_What is being asked_
All lines from the entries below that contain the string "mean" should be copied out.

_Data_
----

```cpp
int cwf_in_bwd_apply_ex(const float* dy, int dy_ldc, const float* x, int x_ldc, const float* scale, const float* shift,
                        float slope, const double* sums, const float* dx_add, int a_ldc, float* dx, int dx_ldc,
                        void* dx16, void* xa16, int N, int64_t V, int C, void* stream);
int cwf_norm_act_add_ex(const float* x, int x_ldc, const float* scale, const float* shift, float slope,
                        const float* residual, int r_ldc, float* y, int y_ldc, void* y16, int N, int64_t V, int C, void* stream);
int cwf_to_bf16(const float* x, int x_ldc, const float* scale, const float* shift, float slope, void* y16,
                int N, int64_t V, int C, void* stream);
int cwf_gemm(const float* A, int64_t sa_m, int64_t sa_k, int64_t sa_zb, int64_t sa_zh,
             const float* B, int64_t sb_k, int64_t sb_n, int64_t sb_zb, int64_t sb_zh,
             float* C, int64_t sc_m, int64_t sc_zb, int64_t sc_zh,
             const float* bias, const float* residual, int64_t sr_m, int64_t sr_zb, int64_t sr_zh,
             int M, int Nn, int K, int ZB, int ZH, float alpha, int act, int accumulate, void* stream);
struct cwf_gemm_args {
  const float* A; int64_t sa_m, sa_k, sa_zb, sa_zh;
  const float* B; int64_t sb_k, sb_n, sb_zb, sb_zh;
  float* C; int64_t sc_m, sc_zb, sc_zh;
  const float* bias; const float* residual; int64_t sr_m, sr_zb, sr_zh;
  int M, N, K, ZB, ZH; float alpha; int act; int accumulate;
  const float* A2; int split_n;
  const float* B2; int split_m;
  float* C2;
  float* rowsum; int rowsum_acc;
  const uint64_t* rng;
  uint64_t a_drop_off, a_drop_n; float a_drop_p, a_drop_p2;
  uint64_t c_drop_off, c_drop_n; float c_drop_p, c_drop_p2;
  const float* B_tab[4]; const float* bias_tab[4]; float* C_tab[4]; float* rowsum_tab[4];
};
int cwf_gemm_ex(const struct cwf_gemm_args* args , void* stream);

int cwf_attn_fwd(const float* qkv, int64_t ld, float* o, int64_t ldo, int Z, int T, int E, int heads, float scale,
                 const uint64_t* rng, uint64_t drop_off, float drop_p, void* stream);
int cwf_attn_bwd(const float* qkv, int64_t ld, const float* d_o, int64_t ldo, float* dqkv, int Z, int T, int E, int heads,
                 float scale, const uint64_t* rng, uint64_t drop_off, float drop_p, void* stream);

int cwf_ln_pair_fwd(const float* x, const float* x2, int perm_T, const float* g1, const float* b1, const float* g2, const float* b2,
                    float* ya, float* yb, float* stats, int rows, int E, float eps, void* stream);
struct cwf_ln_group_params { const float* g1[4]; const float* b1[4]; const float* g2[4]; const float* b2[4];
                             float* dg1[4]; float* db1[4]; float* dg2[4]; float* db2[4]; };
int cwf_ln_pair_fwd_g(const float* x, const float* x2, int perm_T, const struct cwf_ln_group_params* h_params, int groups,
                      float* ya, float* yb, float* stats, int rows, int E, float eps, void* stream);
int cwf_ln_pair_bwd_g(const float* dy, const float* da, const float* db, const float* x, const float* x2, int perm_T,
                      const struct cwf_ln_group_params* h_params, int groups, const float* stats, float* dx, float* dx2,
                      int rows, int E, int accumulate_params, void* stream);
int cwf_ln_pair_bwd(const float* dy, const float* da, const float* db, const float* x, const float* x2, int perm_T,
                    const float* g1, const float* g2, const float* stats, float* dx, float* dx2,
                    float* dg1, float* db1, float* dg2, float* db2, int rows, int E, int accumulate_params, void* stream);
int cwf_gelu_bwd_drop(const float* z, const float* dh, float* dz, int64_t n, const uint64_t* rng, uint64_t off, float p, void* stream);

int cwf_layernorm_fwd(const float* x, const float* gamma, const float* beta, float* y, float* mean, float* rstd,
                      int rows, int E, float eps, void* stream);
int cwf_layernorm_bwd(const float* dy, const float* x, const float* gamma, const float* mean, const float* rstd,
                      float* dx, float* dgamma, float* dbeta, int rows, int E, int accumulate, void* stream);
int cwf_softmax_rows(float* s, int64_t rows, int cols, int ld, void* stream);
int cwf_softmax_rows_bwd(const float* p, float* dp_inout, int64_t rows, int cols, int ld, void* stream);
int cwf_gelu_bwd(const float* x, const float* dy, float* dx, int64_t n, void* stream);
int cwf_colsum(const float* x, int64_t rows, int cols, int ld, float* out, int accumulate, void* stream);

int cwf_window_to_tokens(const float* x, int x_ldc, float* tok, int B, int D, int H, int W, int C,
                         int p0, int p1, int p2, void* stream);
int cwf_tokens_to_window(const float* tok, float* x, int x_ldc, int B, int D, int H, int W, int C,
                         int p0, int p1, int p2, int accumulate, void* stream);
int cwf_token_scores(const float* feats, const float* query, int64_t query_bstride, float* score,
                     int B, int T, int E, void* stream);
int cwf_topk(const float* score, int32_t* index, int B, int T, int k, void* stream);
int cwf_gather_tokens(const float* feats, const int32_t* index, const float* head, int64_t head_bstride,
                      const float* keep, float pe_odd, float* seq, int B, int T, int k, int E, void* stream);
int cwf_gather_tokens_bwd(const float* dseq, const int32_t* index, const float* keep, float* dfeats, float* dhead,
                          int64_t dhead_bstride, int B, int T, int k, int E, void* stream);
int cwf_scatter_rows(const float* feats, const int32_t* index, const float* rows, int64_t rows_ld, int64_t rows_bs,
                     const float* gate, int64_t gate_bs, float* out, int B, int T, int k, int E, void* stream);
int cwf_scatter_rows_bwd(const float* dout, const int32_t* index, const float* scat, const float* gate, int64_t gate_bs,
                         float* dfeats, int accumulate, float* drows, int64_t drows_ld, int64_t drows_bs,
                         float* dgate, int64_t dgate_bs, int B, int T, int k, int E, void* stream);

int cwf_token_scores2(const float* feats, const float* q1, int64_t q1_bstride, const float* q2, int64_t q2_bstride,
                      float* s1, float* s2, int B, int T, int E, void* stream);
int cwf_token_scores2_g(const float* feats, const float* const* h_q1, const float* const* h_q2, int groups, int group_B,
                        float* s1, float* s2, int B, int T, int E, void* stream);
int cwf_topk_inv(const float* score0, int32_t* index0, int32_t* inv0, const float* score1, int32_t* index1, int32_t* inv1,
                 int B, int T, int k, void* stream);
int cwf_index_inv(const int32_t* index, int32_t* inv, int B, int T, int k, void* stream);
struct cwf_gather_job { const float* feats; const int32_t* index; const float* head; float* out;
                        int64_t head_bstride, out_bstride; int T; uint64_t drop_off;
                        const float* head_g[4]; int group_B;  };
int cwf_gather_multi(const struct cwf_gather_job* jobs , int njobs, int B, int k, int E, float pe_odd,
                     const uint64_t* rng, float p, void* stream);
int cwf_scatter_inv(const float* feats, const int32_t* inv, const float* rows, int64_t rows_ld, int64_t rows_bs,
                    const float* gate, int64_t gate_bs, float* gated, float* scat, int B, int T, int E, void* stream);
int cwf_scatter_bwd(const float* dgated, const float* dscat, const float* feats, const int32_t* inv, const int32_t* index,
                    const float* rows, int64_t rows_ld, int64_t rows_bs, const float* gate, int64_t gate_bs,
                    const float* dgate_extra, int64_t extra_bs, float* drows, int64_t drows_ld, int64_t drows_bs,
                    float* dgate, int64_t dgate_bs, int B, int T, int k, int E, void* stream);
int cwf_token_grad(const float* dgated, const float* dscat, const float* gate, int64_t gate_bs,
                   const int32_t* inv_p, const int32_t* inv_q, const float* dseq_p, int64_t dseq_p_bs,
                   const float* dseq_q, int64_t dseq_q_bs, const uint64_t* rng, uint64_t drop_off_p, uint64_t drop_off_q, float p,
                   float* dfeats, int B, int T, int k, int E, void* stream);
int cwf_head_grad(const float* a1, const float* c1, const float* a2, const float* c2, int64_t bstride,
                  float* out1, float* out2, int B, int E, void* stream);
int cwf_head_grad_g(const float* a1, const float* c1, const float* a2, const float* c2, int64_t bstride,
                    float* const* h_out1, float* const* h_out2, int groups, int group_B, int E, void* stream);
int cwf_window_to_tokens_g(const float* x, int x_ldc, float* tok, int groups, int B, int D, int H, int W, int C,
                           int p0, int p1, int p2, void* stream);
int cwf_tokens_to_window_g(const float* tok, float* x, int x_ldc, int groups, int B, int D, int H, int W, int C,
                           int p0, int p1, int p2, void* stream);
int cwf_cat3_channels(const float* x0, const float* x1, const float* x2, float* y, int64_t nvox, int C, void* stream);

int cwf_upsample_softmax(const float* logit, int l_ldc, float* prob, int N, int D, int H, int W, int C, int scale,
                         void* stream);
int cwf_upsample_softmax_bwd(const float* dprob, const float* prob, float* dlogit, int dl_ldc,
                             int N, int D, int H, int W, int C, int scale, float* workspace, void* stream);
int cwf_channel_softmax(const float* logit, int l_ldc, float* prob, int64_t nvox, int C, void* stream);
int cwf_channel_softmax_bwd(const float* dprob, const float* prob, float* dlogit, int dl_ldc, int64_t nvox, int C,
                            void* stream);

int cwf_dice_ce_sums(const float* prob, const int64_t* label, uint32_t posmask, double* sums,
                     int N, int64_t V, int C, void* stream);
int cwf_dice_ce_finalize(const double* sums, float* loss, float* coef, int N, int64_t V, int C, void* stream);
int cwf_dice_ce_finalize_multi(const double* sums, float* loss, float* coef, float* total, int nmaps, int N, int64_t V, int C, void* stream);
// ... 225 lines not shown
```

Before: 118.8 volumes/s.

## Add per-unit warp-specialized conv kernel for small-tile 3x3x3 layers

Adds a variant of the warp-specialized bf16x3 conv kernel that assigns one (tile, 16-channel group) unit per workgroup. It double-buffers activations and weights, with 4 producer waves staging data and 4 MFMA waves computing. A planner selects it when the tile count, Cout and unit count are small (deep, low-resolution layers). The aim is more workgroups and better occupancy on those layers than the slot-based persistent kernel gives, at the cost of reloading the halo for each channel group and more launch-level scheduling.

```diff
diff --git a/decouple-and-couple_learning_in_multi-modal_brain_tumor_segmentation_amd/csrc/conv_wsp.hip b/decouple-and-couple_learning_in_multi-modal_brain_tumor_segmentation_amd/csrc/conv_wsp.hip
--- a/decouple-and-couple_learning_in_multi-modal_brain_tumor_segmentation_amd/csrc/conv_wsp.hip
+++ b/decouple-and-couple_learning_in_multi-modal_brain_tumor_segmentation_amd/csrc/conv_wsp.hip
@@ -340,6 +340,249 @@
   }
 }
 
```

----

_Result of the exercise_
int cwf_layernorm_fwd(const float* x, const float* gamma, const float* beta, float* y, float* mean, float* rstd,
int cwf_layernorm_bwd(const float* dy, const float* x, const float* gamma, const float* mean, const float* rstd,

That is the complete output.